The adhesion-related gene integrin ß1 in MG63 showed significantly higher gene expression rates for cells grown on the PCL-based implants on day 7 compared to the scaffolds based on PCL-CaP. This might indicate better adhesion of the MG63 cells on the pure PCL scaffolds at the early phase of culture, whereas the integrin ß1 expression and associated cell adhesion tentatively improve for PCL with CaP over time from 7 to 14 days. Two differentiation-associated markers, including collagen type 1, the main structural protein in bone tissue, and osteocalcin involved in the calcification of bone tissue, showed the highest expression levels for PCL combined with CaP at 14 days, revealing significant differences to PCL-based scaffolds at the same time point. The gene expression levels of these markers showed a tentative increase over time, in accordance with their role in the differentiation process. ALP gene expression levels also showed a significant increase from day 7 to day 14 for PCL with CaP derived samples, underlining an osteogenic differentiation process of the cells.

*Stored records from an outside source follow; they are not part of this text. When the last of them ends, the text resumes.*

constexpr uint32_t FIN_MAX = 2048;
constexpr uint32_t HEAP_BIG_MIN = 4096;
constexpr uint32_t LV_TILE = 2048;
__device__ __forceinline__ void lv_mark_tiles(uint32_t *__restrict__ tile_seg, uint32_t s, uint32_t cbase, uint32_t size)
{
// ... 2230 lines not shown
__global__ __launch_bounds__(256) void k_chk_keys(const uint32_t *__restrict__ key, const uint32_t *__restrict__ idx, const uint32_t *__restrict__ key0, uint32_t n, uint32_t *__restrict__ bad)
{
  const uint32_t p = blockIdx.x * blockDim.x + threadIdx.x;
  if (p >= n) return;
  const uint32_t x = idx[p];
  if (x < n && key0[x] != key[p])
  {
    atomicAdd(&bad[4], 1u);
    atomicMin(&bad[5], p);
  }
}
static void sort_check(const char *phase, const uint32_t *key, const uint32_t *idx, const uint32_t *key0, uint32_t n, const uint64_t *goff, uint32_t ng, hipStream_t st, SortEmuBufs &b)
{
  uint32_t *c = b.chk_cnt.as<uint32_t>(n), *bd = b.chk_bad.as<uint32_t>(8);
  const uint32_t init[8] = {0, 0, 0xFFFFFFFFu, 0xFFFFFFFFu, 0, 0xFFFFFFFFu, 0, 0};
  HIP_CHECK(hipDeviceSynchronize());
  HIP_CHECK(hipMemset(c, 0, (size_t) n * 4));
  HIP_CHECK(hipMemcpy(bd, init, 32, hipMemcpyHostToDevice));
  hipLaunchKernelGGL(k_chk_count, dim3(cdiv(n, 256)), dim3(256), 0, st, idx, n, c, bd);
  hipLaunchKernelGGL(k_chk_keys, dim3(cdiv(n, 256)), dim3(256), 0, st, key, idx, key0, n, bd);
  uint32_t h[8];
  HIP_CHECK(hipMemcpyAsync(h, bd, 32, hipMemcpyDeviceToHost, st));
  HIP_CHECK(hipStreamSynchronize(st));
  if (h[0] || h[1] || h[4])
  {
    std::vector<uint64_t> go((size_t) ng + 1);
    HIP_CHECK(hipMemcpy(go.data(), goff, ((size_t) ng + 1) * 8, hipMemcpyDeviceToHost));
    auto grp = [&](uint32_t p) { return p == 0xFFFFFFFFu ? -1 : (int) (std::upper_bound(go.begin(), go.end(), (uint64_t) p) - go.begin()) - 1; };
    fprintf(stderr, "[sortemu] CHECK FAILED %s: %u payloads out of range (first at %u), %u duplicated payloads (first at position %u, group %d), %u elements whose key is not their own (first at %u, group %d); n=%u\n",
            phase, h[0], h[2], h[1], h[3], grp(h[3]), h[4], h[5], grp(h[5]), n);
  }
}

static SvcParams svc_params(SortService &S)
{
  SvcParams P;
  uint32_t *ctl = S.ctl.get<uint32_t>();
  for (int k = 0; k < 2; ++k)
  {
    P.q[k].head = ctl + 64 * k;
    P.q[k].tail = ctl + 64 * k + 32;
    P.q[k].slots = S.slots[k].get<SvcTask>();
    P.q[k].seq = S.seq[k].get<uint32_t>();
    P.q[k].mask = S.cap[k] - 1;
    P.q[k].release = 1u;
  }
  P.error = ctl + 128;
  P.stats = ctl + 160;
  P.jobs = S.jobs.get<SvcJob>();
  P.quit_d = ctl + 192;
  P.host = S.quit_dev;
  P.cap32 = S.cap32;
  P.quit_word = S.quit_word;
  P.dbg = S.dbg.get<uint32_t>();
  for (int k = 0; k < 2; ++k)
  {
    P.pos[k] = S.pos[k].get<uint32_t>();
    P.pos_cap[k] = S.pos_cap[k];
  }
  P.timeout_ticks = SVC_TIMEOUT_TICKS;
  return P;
}
void SortService::start(uint64_t n_bound, uint64_t max_group, hipStream_t after)
{
  if (running) return;
  quit_stream = after;
  int dev = 0, cus = 0;
  HIP_CHECK(hipGetDevice(&dev));
  HIP_CHECK(hipDeviceGetAttribute(&cus, hipDeviceAttributeMultiprocessorCount, dev));
  const int n_wide = std::min(1024, std::max(4, cus / 4));
  const int n_narrow = std::max(8, 2 * (cus - n_wide));
  if (!quit_host)
  {
    HIP_CHECK(hipHostMalloc(reinterpret_cast<void **>(&quit_host), SVC_H_WORDS * 4, hipHostMallocMapped));
    HIP_CHECK(hipHostGetDevicePointer(reinterpret_cast<void **>(&quit_dev), quit_host, 0));
    for (int k = 0; k < 2; ++k) HIP_CHECK(hipStreamCreateWithFlags(&st[k], hipStreamNonBlocking));
    HIP_CHECK(hipStreamCreateWithFlags(&st_copy, hipStreamNonBlocking));
    hipFuncAttributes fa;
    HIP_CHECK(hipFuncGetAttributes(&fa, reinterpret_cast<const void *>(k_sort_service<true>)));
    wide_lds = (size_t) ((160u * 1024u - (uint32_t) fa.sharedSizeBytes) & ~15u);
    cap32 = (uint32_t) (wide_lds / 4 - 3);
    if ((cap32 & 1u) == 0) --cap32;
    HIP_CHECK(hipFuncSetAttribute(reinterpret_cast<const void *>(k_sort_service<true>), hipFuncAttributeMaxDynamicSharedMemorySize, (int) wide_lds));
    HIP_CHECK(hipFuncSetAttribute(reinterpret_cast<const void *>(k_sort_service<false>), hipFuncAttributeMaxDynamicSharedMemorySize, (int) SVC_NARROW_LDS));
  }
  auto pow2 = [](uint64_t v) {
    uint32_t c = 1024;
    while (c < v && c < (1u << 30)) c <<= 1;
    return c;
  };
  cap[0] = pow2(n_bound / HEAP_BIG_MIN + 4096);
  cap[1] = pow2(n_bound / 16 + 4096);
  (void) ctl.as<uint32_t>(256);
  for (int k = 0; k < 2; ++k)
  {
    (void) slots[k].as<SvcTask>(cap[k]);
    (void) seq[k].as<uint32_t>(cap[k]);
  }
  (void) jobs.as<SvcJob>(SVC_MAX_JOBS);
  pos_cap[0] = (uint32_t) std::max<uint64_t>(max_group, SVC_WIDE_MIN) + 64;
  pos_cap[1] = SVC_WIDE_MIN + 64;
  (void) pos[0].as<uint32_t>(2ull * pos_cap[0] * (uint64_t) n_wide);
  (void) pos[1].as<uint32_t>(2ull * pos_cap[1] * (uint64_t) n_narrow);
  if (bk_debug("svc"))
  {
    (void) dbg.as<uint32_t>(12 * 8192 + 48);
    HIP_CHECK(hipMemsetAsync(dbg.p, 0, (12 * 8192 + 48) * 4, after));
  }
  __atomic_store_n(quit_host, 0u, __ATOMIC_SEQ_CST);
  quit_word = 0xC0DE0000u | (++starts & 0xFFFFu);
  for (uint32_t k = 1; k < SVC_H_WORDS; ++k) quit_host[k] = 0u;
  next_slot = 0;
  const SvcParams P = svc_params(*this);
  hipLaunchKernelGGL(k_svc_reset, dim3(cdiv(std::max(cap[0], cap[1]), 256)), dim3(256), 0, after, P);
  HIP_CHECK(hipStreamSynchronize(after));
// ... 17 lines not shown
}
bool SortService::narrow_running(double seconds) const
{
  const auto t0 = std::chrono::steady_clock::now();
  volatile const uint32_t *flag = quit_host + SVC_H_NARROW;
  while (*flag == 0u)
    if (std::chrono::duration<double>(std::chrono::steady_clock::now() - t0).count() > seconds) return false;
  return true;
}
void SortService::stop()
{
  if (!running) return;
  running = false;
  __atomic_store_n(quit_host, quit_word, __ATOMIC_SEQ_CST);
  (void) hipMemcpyAsync(ctl.get<uint32_t>() + 192, quit_host, 4, hipMemcpyHostToDevice, st_copy);
  hipLaunchKernelGGL(k_svc_quit, dim3(1), dim3(1), 0, quit_stream, ctl.get<uint32_t>() + 192, quit_word);
  HIP_CHECK(hipStreamSynchronize(st[0]));
  HIP_CHECK(hipStreamSynchronize(st[1]));
  uint32_t h[40] = {};
  HIP_CHECK(hipMemcpy(h, ctl.get<uint32_t>() + 128, sizeof h, hipMemcpyDeviceToHost));
  for (int k = 0; k < 8; ++k) stats[k] = h[32 + k];
  DeferredFrees::end();
  if (bk_debug("svc"))
  {
    uint32_t c[128] = {};
    SvcJob j0 = {};
    HIP_CHECK(hipMemcpy(c, ctl.get<uint32_t>(), sizeof c, hipMemcpyDeviceToHost));
    HIP_CHECK(hipMemcpy(&j0, jobs.get<SvcJob>(), sizeof j0, hipMemcpyDeviceToHost));
    if (dbg.p)
    {
      std::vector<uint32_t> d(12 * 8192 + 48);
      HIP_CHECK(hipMemcpy(d.data(), dbg.p, d.size() * 4, hipMemcpyDeviceToHost));
      {
        const uint32_t *ph = d.data() + 12 * 8192 + 32;
        const double lv = ph[7] ? (double) ph[7] : 1.0;
        fprintf(stderr, "[svc]   wide partition nodes: %u levels; per level: count pass %.2f us, place pass %.2f us, swaps + drain %.2f us, cut, release, pushes and the next pivot %.2f us\n", ph[7], ph[0] * 1e-2 / lv,
                ph[1] * 1e-2 / lv, ph[2] * 1e-2 / lv, ph[3] * 1e-2 / lv);
      }
      for (int kind = 0; kind < 2; ++kind)
      {
        fprintf(stderr, "[svc]   %s tasks by size (2^k ..):", kind ? "narrow heap" : "finisher");
        for (int k = 4; k < 13; ++k) fprintf(stderr, " %d:%u", k, d[12 * 8192 + 16 * kind + k]);
        fprintf(stderr, "\n");
      }
      for (int kind = 0; kind < 2; ++kind)
      {
        const uint32_t nw = kind == 0 ? stats[2] : stats[3];
        double sum[8] = {};
        uint32_t longest = 0;
        for (uint32_t w = 0; w < nw && w < 4096; ++w)
        {
          const uint32_t *a = d.data() + 4 * 8192 + 8 * (w + 4096 * kind);
          for (int k = 0; k < 7; ++k) sum[k] += a[k];
          longest = std::max(longest, a[7]);
        }
        fprintf(stderr, "[svc]   %s workgroups (%u): waiting %.2f ms; partition nodes %.0f in %.2f ms, finisher %.0f in %.2f ms, heaps %.0f in %.2f ms (sums over the workgroups); longest task %.3f ms\n", kind ? "narrow" : "wide", nw,
                sum[0] * 1e-5, sum[4], sum[1] * 1e-5, sum[5], sum[2] * 1e-5, sum[6], sum[3] * 1e-5, longest * 1e-5);
        std::map<uint32_t, int> hist;
        const uint32_t n = kind == 0 ? stats[2] : stats[3];
        for (uint32_t w = 0; w < n && w < 4096; ++w) hist[d[4 * (w + 4096 * kind)]]++;
        fprintf(stderr, "[svc]   %s workgroups by last state (1 polling, 5 took a task, 9 left):", kind ? "narrow" : "wide");
        for (auto &kv : hist) fprintf(stderr, " %u:%d", kv.first, kv.second);
        fprintf(stderr, "; first ones (state, polls, time of the last poll in 10 ns, how it left 6 error 7 quit 8 timeout):");
        for (uint32_t w = 0; w < 6 && w < n; ++w) fprintf(stderr, " [%u %u %u %u]", d[4 * (w + 4096 * kind)], d[4 * (w + 4096 * kind) + 1], d[4 * (w + 4096 * kind) + 2], d[4 * (w + 4096 * kind) + 3]);
        fprintf(stderr, "\n");
      }
    }
    uint32_t sq[4] = {};
    HIP_CHECK(hipMemcpy(sq, seq[1].get<uint32_t>(), sizeof sq, hipMemcpyDeviceToHost));
    fprintf(stderr, "[svc] tasks %u wide / %u narrow; workgroups started %u / %u, left on their own %u / %u, odd quit words read %u; error %u; wide queue head %u tail %u, narrow queue head %u tail %u (seq %u %u %u %u); job 0: remaining %u done %u heaps %u (longest %u)\n",
// ... 53 lines not shown
    {
      if (*err != 0u)
        throw bk_error(BK_ERR_HIP, "sort service: a task failed (error " + std::to_string(*err) + "; first failing task: code " + std::to_string(err[1]) + ", " + std::to_string(err[2]) + " " + std::to_string(err[3]) + " " + std::to_string(err[4]) + ")");
      if ((spins & 1023u) == 1023u)
      {
        if (std::chrono::duration<double>(std::chrono::steady_clock::now() - t0).count() > 20.0) throw bk_error(BK_ERR_HIP, "sort service: a job did not finish");
        std::this_thread::yield();
      }
      else
        __builtin_ia32_pause();
    }
  }
  if (bk_debug("svc"))
  {
    SvcJob j;
    HIP_CHECK(hipMemcpy(&j, S.jobs.get<SvcJob>() + b.svc_slot, sizeof j, hipMemcpyDeviceToHost));
    fprintf(stderr, "[svc] slot %u sort %u: %u elements in %u groups; partitions and finisher done after %.3f ms, job after %.3f ms; %u elements in heaps, the longest %u, the heap that ended last %u elements in %.3f ms\n", b.svc_slot,
            b.svc_epoch, n, ng, (double) (j.t_parts - j.t_submit) * 1e-5, (double) (j.t_done - j.t_submit) * 1e-5, j.n_heap, j.max_heap, (uint32_t) j.last_heap, (double) (j.last_heap >> 32) * 1e-5);
  }
  window_sorts(key, idx, gof, n, st);
}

3.8 Morphological and quantitative evaluation of calcification processes in 3D printed constructs

Calcification is a functional key feature of osteogenic differentiation and bone repair processes. AR stains the calcium-rich areas, providing a visual indication of mineralization. Thus, AR assays were performed to monitor calcification of the cell-seeded constructs over the culture time. In addition, the assay enables, at least partly, the quantification of the integration of CaP nanoparticles in the PCL and CaP composites. Images of different CaP ratios in the scaffolds are accordingly depicted in Supplementary Figure S2.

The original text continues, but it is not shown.